The location of all available sources of surface water in the study area was also monitored from the beginning to the end of the dry season as detailed by Stommel et al. (2016a). That is, while driving along each transect, not only species identity and group size were recorded, but also the GPS location (latitude, longitude) of available water sources. We cannot exclude the possibility that we may have missed some small, ephemeral water sources such as small wildlife-dug waterholes, but we do not think we missed any major sources of surface water as these are well known to rangers in the dry season.

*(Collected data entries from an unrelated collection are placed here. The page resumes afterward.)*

diff --git a/orphics_amd/csrc/fft_fband.hpp b/orphics_amd/csrc/fft_fband.hpp
--- a/orphics_amd/csrc/fft_fband.hpp
+++ b/orphics_amd/csrc/fft_fband.hpp
@@ -322,4 +322,182 @@
     }
 }
 
-}
+template <int Q>
+OA_HD int fband3s_bin(int m, int e) { return e ? 15 * Q + m : m; }
+
+template <typename T, int LOGMY, int LOGC, class Ctx>
+OA_HD void col_fband3s_body(Ctx& ctx, const ColFBandArgs<T>& a) {
+    cx<T>* s = reinterpret_cast<cx<T>*>(ctx.smem());
+    constexpr int R = 4, D = 8;
+    constexpr int My = 1 << LOGMY, logQ = LOGMY - 4, Q = 1 << logQ, Mq = 3 * Q;
+    constexpr int LOGP = LOGMY - 3, P = 1 << LOGP, R2 = P / 16, NB2 = EPT / R2;
+    constexpr int C = 1 << LOGC, NW = 4, NT = 64 * NW;
+    constexpr int NTS = (Q << LOGC) / EPT;
+    static_assert(P * C == 64 * EPT && 2 * NT == Q * C && 8 * NTS == NT && (R2 == 8 || R2 == 16), "col_fband3s: geometry");
+    const int tid = ctx.tid();
+    int tile = ctx.bid_x();
+    if ((sizeof(cx<T>) << LOGC) < 128) {
+        constexpr int G = 128 / (int)(sizeof(cx<T>) << LOGC), GW = 8 * G;
+        const int nt = ctx.grid_x(), base = tile & ~(GW - 1), r = tile & (GW - 1);
+        if (base + GW <= nt) tile = base + G * (r & 7) + (r >> 3);
+    }
+    const int c0 = tile << LOGC;
+    const int k1 = ctx.bid_y();
+    int ncols = a.width - c0;
+    if (ncols > C) ncols = C;
+    cx<T>* twl = s + 1024 * NW;
+    cx<T>* twp = twl + tw_lds_size(LOGMY);
+    cx<T>* twq = twp + tw_lds_size(LOGP);
+    cx<T>* ti = twq + tw_lds_size(logQ);
+    tw_lds_fill<T>(ctx, twl, a.tw, LOGMY, LOGMY, NT);
+    tw_lds_fill<T>(ctx, twp, a.tw, LOGMY, LOGP, NT);
+    tw_lds_fill<T>(ctx, twq, a.tw, LOGMY, logQ, NT);
+    for (int i = tid; i < Mq; i += NT) ti[i] = a.tw3[(unsigned)k1 * (unsigned)i];
+    ctx.sync();
+    const long zmap = ctx.bid_z();
+    {
+        const int w = tid >> 6, lane = tid & 63;
+        cx<T>* sw = s + 1024 * w;
+        cx<T> acc[EPT];
+#pragma unroll
+        for (int i = 0; i < EPT; ++i) acc[i] = mk<T>((T)0, (T)0);
+        const cx<T>* in0 = a.in + zmap * a.in_moff + (long)k1 * a.kplane + c0;
+        cx<T> v[EPT], vn[EPT];
+        stage_in<T, 16, false, true>(sw, v, lane, 64, LOGP, LOGC, 0, 0, twp, LOGP, ColLoad<T>{in0 + (long)w * a.pitch, (unsigned)(D * a.pitch), ncols, false});
+        stage_out<T, 16, false, false>(sw, v, lane, 64, LOGP, LOGC, 0, 0, NoStore{});
+        {
+            const ColLoad<T> ldn{in0 + (long)(w + 4) * a.pitch, (unsigned)(D * a.pitch), ncols, false};
+#pragma unroll
+            for (int t = 0; t < 16; ++t) vn[t] = ldn.template get<T>((lane >> LOGC) + (t << (LOGP - 4)), lane & (C - 1));
+        }
+#pragma unroll 1
+        for (int r = w; r < D; r += 4) {
+            if (r >= 4) {
+                Dft<T, 16>::run(vn);
+                ctx.wsync();
+                stage_out<T, 16, false, false>(sw, vn, lane, 64, LOGP, LOGC, 0, 0, NoStore{});
+            }
+            ctx.wsync();
+            stage_in<T, R2, false, false>(sw, v, lane, 64, LOGP, LOGC, 0, 4, twp, LOGP, NoLoad{});
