# facebookresearch/wmar

Hardware: AMD Instinct MI355X
Metric: watermarked images/sec at 256x256 (16x16 tok), batch 64; detector p-value delta vs ref (higher is better)
Workload: dtype f32; 1 GPU; Taming cin_transformer (48L x 1536d x 24h, V=16384) + VQGAN f16/16384, 256x256, batch 64 per GPU, greenlist watermark delta=2 gamma=0.25 h=1 (linear/stratifiedrand), T=1 top-k 250 top-p 0.92; sample -> decode -> re-encode -> detect; random-init weights; batch_per_gpu=64, decode_loop=hipGraph replay, backend=nccl

## Files before the change

include/wmar_hip.h:

```cpp
#ifndef WMAR_HIP_H
#define WMAR_HIP_H

#include <stdint.h>

#ifdef __cplusplus
extern "C" {
#endif

#define WMAR_OK 0
#define WMAR_EINVAL (-1)
#define WMAR_EHIP (-2)
#define WMAR_ESHORT (-3)
#define WMAR_MAX_CONTEXT 16
#define WMAR_ENOMEM (-4)
#define WMAR_EMISSING (-5)
#define WMAR_ECALLBACK (-6)

#define WMAR_SEED_FIXED 0
#define WMAR_SEED_LINEAR 1
#define WMAR_SEED_SPATIAL 2
#define WMAR_SPLIT_RAND 0
#define WMAR_SPLIT_STRATIFIED 1

const char* wmar_last_error(void);
// ... 206 lines not shown
int wmar_cham_sample(const wmar_wm_ctx* wm, const float* logits3_dev, int64_t B, int64_t V, const int64_t* past_ids_dev,
                     int64_t t, int64_t past_stride, float temperature, double top_p, float guidance_scale_text,
                     float guidance_scale_image, const uint32_t* allow_dev, const int32_t* allow_ids_dev, int32_t n_allow,
                     const float* q_dev, float* scratch_dev, int64_t* tok_out_dev, void* stream);

typedef struct wmar_vq_config {
    int32_t ch, num_res_blocks, resolution, in_channels, out_ch, z_channels, embed_dim, n_embed;
    int32_t n_levels;
    int32_t ch_mult[8];
    int32_t n_attn_res;
    int32_t attn_resolutions[8];
    int32_t max_batch;
} wmar_vq_config;

typedef struct wmar_vq wmar_vq;

int wmar_vq_create(const wmar_vq_config* cfg, const char* const* names, const void* const* tensors_dev,
                   int32_t n_tensors, void* stream, wmar_vq** out);
void wmar_vq_destroy(wmar_vq* v);
int64_t wmar_vq_device_bytes(const wmar_vq* v);

int wmar_vq_decode(wmar_vq* v, const int64_t* codes_dev, int64_t B, float* images_dev, void* stream);
int wmar_vq_encode(wmar_vq* v, const float* images_dev, int64_t B, int64_t* codes_dev, float* prequant_dev,
                   void* stream);

int wmar_vq_probe_conv(const float* w_dev, const float* bias_dev, int32_t cout, int32_t cin, int32_t ks, const float* x_dev,
                       const float* res_dev, const float* gn_gamma_dev, const float* gn_beta_dev, int32_t gn_swish, int64_t B, int32_t Hs,
                       int32_t Ws, int32_t stride, int32_t up, int32_t arm_stats, float* y_dev, float* out_mr_dev, char* kernel_buf,
                       int64_t buf_len, void* stream);
int wmar_vq_probe_attn(const float* q_dev, const float* k_dev, const float* v_dev, int64_t B, int32_t H, int32_t W, int32_t C, float* o_dev,
                       char* path_buf, int64_t buf_len, void* stream);
int wmar_vq_probe_argmin(const float* z_dev, int64_t P, int32_t E, const float* codebook_dev, int32_t n_embed, int64_t* codes_dev,
                         char* path_buf, int64_t buf_len, void* stream);

int wmar_vq_probe_conv_backward(const float* w_dev, int32_t cout, int32_t cin, int32_t ks, const float* x_dev, const float* gy_dev, int64_t B,
                                int32_t Hs, int32_t Ws, int32_t stride, int32_t up, float* gx_dev, float* gw_dev, float* gb_dev,
                                char* kernel_buf, int64_t buf_len, void* stream);
int wmar_vq_probe_gn_backward(const float* x_dev, const float* gy_dev, const float* mr_dev, const float* gamma_dev, const float* beta_dev,
                              int64_t B, int32_t HW, int32_t C, int32_t swish, float* gx_dev, float* dgamma_dev, float* dbeta_dev,
                              char* path_buf, int64_t buf_len, void* stream);
int wmar_vq_probe_attn_backward(const float* q_dev, const float* k_dev, const float* v_dev, const float* go_dev, int64_t B, int32_t H, int32_t W,
                                int32_t C, float* gq_dev, float* gk_dev, float* gv_dev, char* path_buf, int64_t buf_len, void* stream);

int wmar_vq_probe_avgpool_backward(const float* gy_dev, int64_t B, int32_t Ho, int32_t Wo, int32_t C, float* gx_dev, void* stream);
int wmar_mvq_probe_image_backward(const float* pre_dev, const float* g_nchw_dev, int64_t B, int32_t C, int32_t HW, int32_t Cs, float* g_nhwc_dev,
                                  void* stream);
int wmar_mvq_probe_input_backward(const float* g_nhwc_dev, int64_t B, int32_t C, int32_t HW, int32_t Cs, float* g_nchw_dev, void* stream);

typedef struct wmar_vq_train wmar_vq_train;
int wmar_vq_train_create(const wmar_vq_config* cfg, const char* const* names, const void* const* tensors_dev, int32_t n_tensors, void* stream,
                         wmar_vq_train** out);
void wmar_vq_train_destroy(wmar_vq_train* t);
int64_t wmar_vq_train_device_bytes(const wmar_vq_train* t);
int wmar_vq_train_set_weights(wmar_vq_train* t, const char* const* names, const void* const* tensors_dev, int32_t n_tensors, void* stream);
int wmar_vq_train_encode(wmar_vq_train* t, const float* images_dev, int64_t B, float* prequant_dev, void* stream);
int wmar_vq_train_encode_backward(wmar_vq_train* t, const float* grad_prequant_dev, int64_t B, float* grad_images_dev, void* stream);
int wmar_vq_train_decode(wmar_vq_train* t, const float* zq_dev, int64_t B, float* images_dev, void* stream);
int wmar_vq_train_decode_backward(wmar_vq_train* t, const float* grad_images_dev, int64_t B, float* grad_zq_dev, void* stream);
int wmar_vq_train_get_grads(wmar_vq_train* t, const char* const* names, void* const* grads_dev, int32_t n, int32_t accumulate, void* stream);
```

To analyse whether herbivores change their location in relation to the location of surface water, which shifts spatially during the course of the dry season due to evaporation and the digging of water holes by wildlife, we calculated the Euclidean distances (m) from the species’ GPS location to the GPS location of the nearest surface water in the respective sampling week. Please note that both, species location and the position of surface water, can shift from one sampling period to the next, as the pools and water courses dry out. To calculate the nearest distance between species coordinates and water coordinates, we used the statistical software package R, version 4.2.1 (R Core Team 2022) and the function ‘dist’ for matrix calculations and selected the minimum distance to any water location for a respective species location.